A party interrogated must answer to the best of his knowledge, information and belief unless he objects to answer: Lyell v. Kennedy (no. 2) (1883) 9 App.Cas. 81 at p.85; Adams v. Dickeson [1974] V.R. 77 at p.83; and Sharpe v. Smail (1975) 5 A.L.R. 377. As Gibbs J. said in the last-mentioned case:
“It is not enough to say that he has no knowledge, because he is bound also to answer according to information acquired from servants or agents who have gained it in that capacity, and, where appropriate, his answer must show that he has made all proper inquiries and that having made them he has no information enabling him to answer further: cf Bank of Russian Trade Ltd v. British Screen Productions Ltd [1930] 2 K.B. 90; Ormond v. Gunnersen [1920] V.L.R. 402.” (p.379)
A party interrogated is obliged to make all reasonable enquiries not only from those who are his servant or agents at the time of the interrogation but also from those who were his servants or agents at the material time: National Trustees, & c., Co. of Australasia Ltd v. Christian [1933] A.L.R. 111; Derham v. AMEV Life Insurance Co Ltd (1978) 20 A.C.T.R. 23; Stanfield Properties v. National Westminster Bank [1983] 1 W.L.R. 568; Spedley Securities Ltd (in liq.) & Anor v. Bank of New Zealand & Ors (no. 2) (1991)10 A.C.L.C. 77; The Corporation of the Trustees of the Roman Catholic Archdiocese of Brisbane v. Discovery Bay Developments PtyLtd [1995] 2 Qd.R. 121; Bayliss v. Cassidy & Ors (Appeal no. 96 of 1993, unreported, 6 December 1993). Dicta to the effect that a party interrogated cannot be required to make enquiries of former servants or agents in Bolckow v. Fisher (1882) 10 Q.B.D. 161 at p.169 per Brett L.J. and of Hoare J. in Everingham v. Commonwealth [1973] Qd.R. 185 at p.192 must now be regarded as at odds with the weight of authority: The Corporation etc v. Discovery Bay Developments Pty Ltd at pp.126 -127. The test is one of reasonableness and not whether or not the employment had been terminated, as Sir Robert Megarry V.-C. said in Stanfield Properties v. National Westminster Bank at p.570.
In the absence of any objection, a party interrogated must give an answer to those parts of an interrogatory he is able to answer from knowledge, information and belief and state as to the remainder that he has no personal knowledge or belief: Adams v. Dickeson , p.82.
A party interrogated cannot refuse to answer an interrogatory on the ground that he has no personal knowledge and the only information he can get is from his solicitor if the subject of the interrogatory is not a privileged communication: Foakes v. Webb (1884) 28 Ch. D. 287.

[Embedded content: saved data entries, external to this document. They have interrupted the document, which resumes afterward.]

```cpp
static void gemm256_tile(int M, int N, int& BM, int& BN) {
  const long g22 = (long)cdiv(M, 256) * cdiv(N, 256);
  const long g21 = (long)cdiv(M, 256) * cdiv(N, 128);
  auto util = [](long nwg) {
    return nwg < 1 ? 0.0 : (double)nwg / ((nwg + 255) / 256 * 256);
  };
  if (g22 >= 224) {
    BM = 256;
    BN = (util(g21) > util(g22) + 0.1) ? 128 : 256;
  }
  else if (g21 >= 224) { BM = 256; BN = 128; }
  else { BM = 128; BN = 128; }
}

bool gemm256_viable(int M, int N, int K, int lda, int ldb) {
  if (K % G_BK != 0 || K < 2 * G_BK) return false;
  if (lda % 8 != 0 || ldb % 8 != 0) return false;
  int BM, BN;
  gemm256_tile(M, N, BM, BN);
  long nwg = (long)cdiv(M, BM) * cdiv(N, BN);
  return nwg >= 224 && (K >= 512 || nwg >= 384);
}

torch::Tensor gemm256_nt(torch::Tensor a, torch::Tensor w, torch::Tensor bias,
                         int64_t epilogue, c10::optional<torch::Tensor> out,
                         c10::optional<torch::Tensor> aux) {
  TORCH_CHECK(a.is_cuda() && a.dtype() == torch::kBFloat16 && a.dim() == 2 &&
              a.is_contiguous(), "gemm256_nt: a must be contiguous bf16 2-D");
  TORCH_CHECK(w.is_cuda() && w.dtype() == torch::kBFloat16 && w.dim() == 2 &&
              w.is_contiguous(), "gemm256_nt: w must be contiguous bf16 2-D");
  const int M = a.size(0), K = a.size(1), N = w.size(0);
  TORCH_CHECK(w.size(1) == K, "gemm256_nt: K mismatch");
  TORCH_CHECK(K % G_BK == 0 && K >= 2 * G_BK,
              "gemm256_nt: K must be a multiple of 64 (>=128)");
  TORCH_CHECK(epilogue >= 0 && epilogue <= 3, "gemm256_nt: bad epilogue");
  const bool has_bias = epilogue < 2 && bias.defined() && bias.numel() > 0;
  const short* auxp = nullptr;
  if (epilogue >= 2) {
    TORCH_CHECK(aux.has_value() && aux->is_cuda() &&
                aux->dtype() == torch::kBFloat16 && aux->dim() == 2 &&
                aux->is_contiguous() && aux->size(0) == M &&
                aux->size(1) == N,
                "gemm256_nt: epilogue 2/3 needs a contiguous bf16 (M, N) aux");
    TORCH_CHECK(!(bias.defined() && bias.numel() > 0),
                "gemm256_nt: epilogue 2/3 takes no bias");
    auxp = (const short*)aux->data_ptr();
  }
  torch::Tensor c;
  if (out.has_value()) {
    c = *out;
    TORCH_CHECK(c.is_cuda() && c.dtype() == torch::kBFloat16 &&
                c.is_contiguous() && c.numel() == (long)M * N,
                "out must be contiguous bf16 with M*N elements");
    TORCH_CHECK(!auxp || c.data_ptr() != (void*)auxp,
                "gemm256_nt: out must not alias aux");
  } else {
    c = torch::empty({M, N}, a.options());
  }
  int BMv, BNv;
  gemm256_tile(M, N, BMv, BNv);
  const int nbm = cdiv(M, BMv), nbn = cdiv(N, BNv);
  const size_t smem = 2 * ((size_t)BMv + BNv) * G_BK * sizeof(short);
  auto stream = at::hip::getCurrentHIPStream();
  static bool attr_set[4][3] = {};
  static const int env_order = [] {
    const char* e = getenv("TFMX_G256_ORDER");
    return e ? (e[0] == 'n' ? 1 : 0) : -1;
  }();
  static const int env_xcd = [] {
    const char* e = getenv("TFMX_G256_XCD");
    return e ? atoi(e) : -1;
  }();
  const int order = env_order >= 0 ? env_order : 0;
  const int xcd = env_xcd >= 0 ? env_xcd : 1;
  auto launch = [&](auto epi, auto bmc, auto bnc) {
    constexpr int E = decltype(epi)::value;
    constexpr int BM_ = decltype(bmc)::value;
    constexpr int BN_ = decltype(bnc)::value;
    constexpr int ti = BM_ == 128 ? 2 : (BN_ == 128 ? 1 : 0);
    auto go = [&](auto oc, auto xc) {
      constexpr int OV = decltype(oc)::value;
      constexpr int XV = decltype(xc)::value;
      if (!attr_set[E][ti]) {
        (void)hipFuncSetAttribute(
            (const void*)gemm256_kernel<E, BM_, BN_, OV, XV>,
            hipFuncAttributeMaxDynamicSharedMemorySize, (int)smem);
        attr_set[E][ti] = true;
      }
      gemm256_kernel<E, BM_, BN_, OV, XV>
          <<<nbm * nbn, G_THREADS, smem, stream>>>(
              (const short*)a.data_ptr(), (const short*)w.data_ptr(),
              has_bias ? (const short*)bias.data_ptr() : nullptr,
              (short*)c.data_ptr(), M, N, K, K, K, has_bias, nbm, nbn,
              auxp);
    };
    using I0 = std::integral_constant<int, 0>;
    using I1 = std::integral_constant<int, 1>;
    if (order) { if (xcd) go(I1{}, I1{}); else go(I1{}, I0{}); }
    else       { if (xcd) go(I0{}, I1{}); else go(I0{}, I0{}); }
  };
  using E0 = std::integral_constant<int, 0>;
  using E1 = std::integral_constant<int, 1>;
  using E2 = std::integral_constant<int, 2>;
  using E3 = std::integral_constant<int, 3>;
  using T256 = std::integral_constant<int, 256>;
  using T128 = std::integral_constant<int, 128>;
  auto dis = [&](auto epi) {
    if (BMv == 128) launch(epi, T128{}, T128{});
    else if (BNv == 128) launch(epi, T256{}, T128{});
    else launch(epi, T256{}, T256{});
  };
  if (epilogue == 3) dis(E3{});
  else if (epilogue == 2) dis(E2{});
  else if (epilogue == 1) dis(E1{});
  else dis(E0{});
  return c;
}
```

The plaintiff sought to meet the defendants’ application in relation to the first two categories in two ways. First, reliance was placed upon evidence of the plaintiff by way of affidavit. That evidence revealed in a general way enquires that the plaintiff had made of Ms Claudia McEwen, described as “an employee at the clinic throughout the relevant period” and of Dr Dawn Cullen, a colleague. In addition, the plaintiff referred to other possible lines of enquiry but dismissed them: Dr Bruce Errey with whom the plaintiff had had a dispute, other staff at the clinic whose whereabouts were he said unknown to him, and journalists not “personally known” to him. He also referred to the absence of patient and other records. The affidavit evidence of the plaintiff was expressed in general terms and was not directed to any particular interrogatory. The second way in which the plaintiff sought to oppose the defendants’ application was by urging me to conclude that objections not taken in the orthodox way by the plaintiff could now be relied upon by him to show that I should exercise my discretion to refuse the defendants the relief they seek.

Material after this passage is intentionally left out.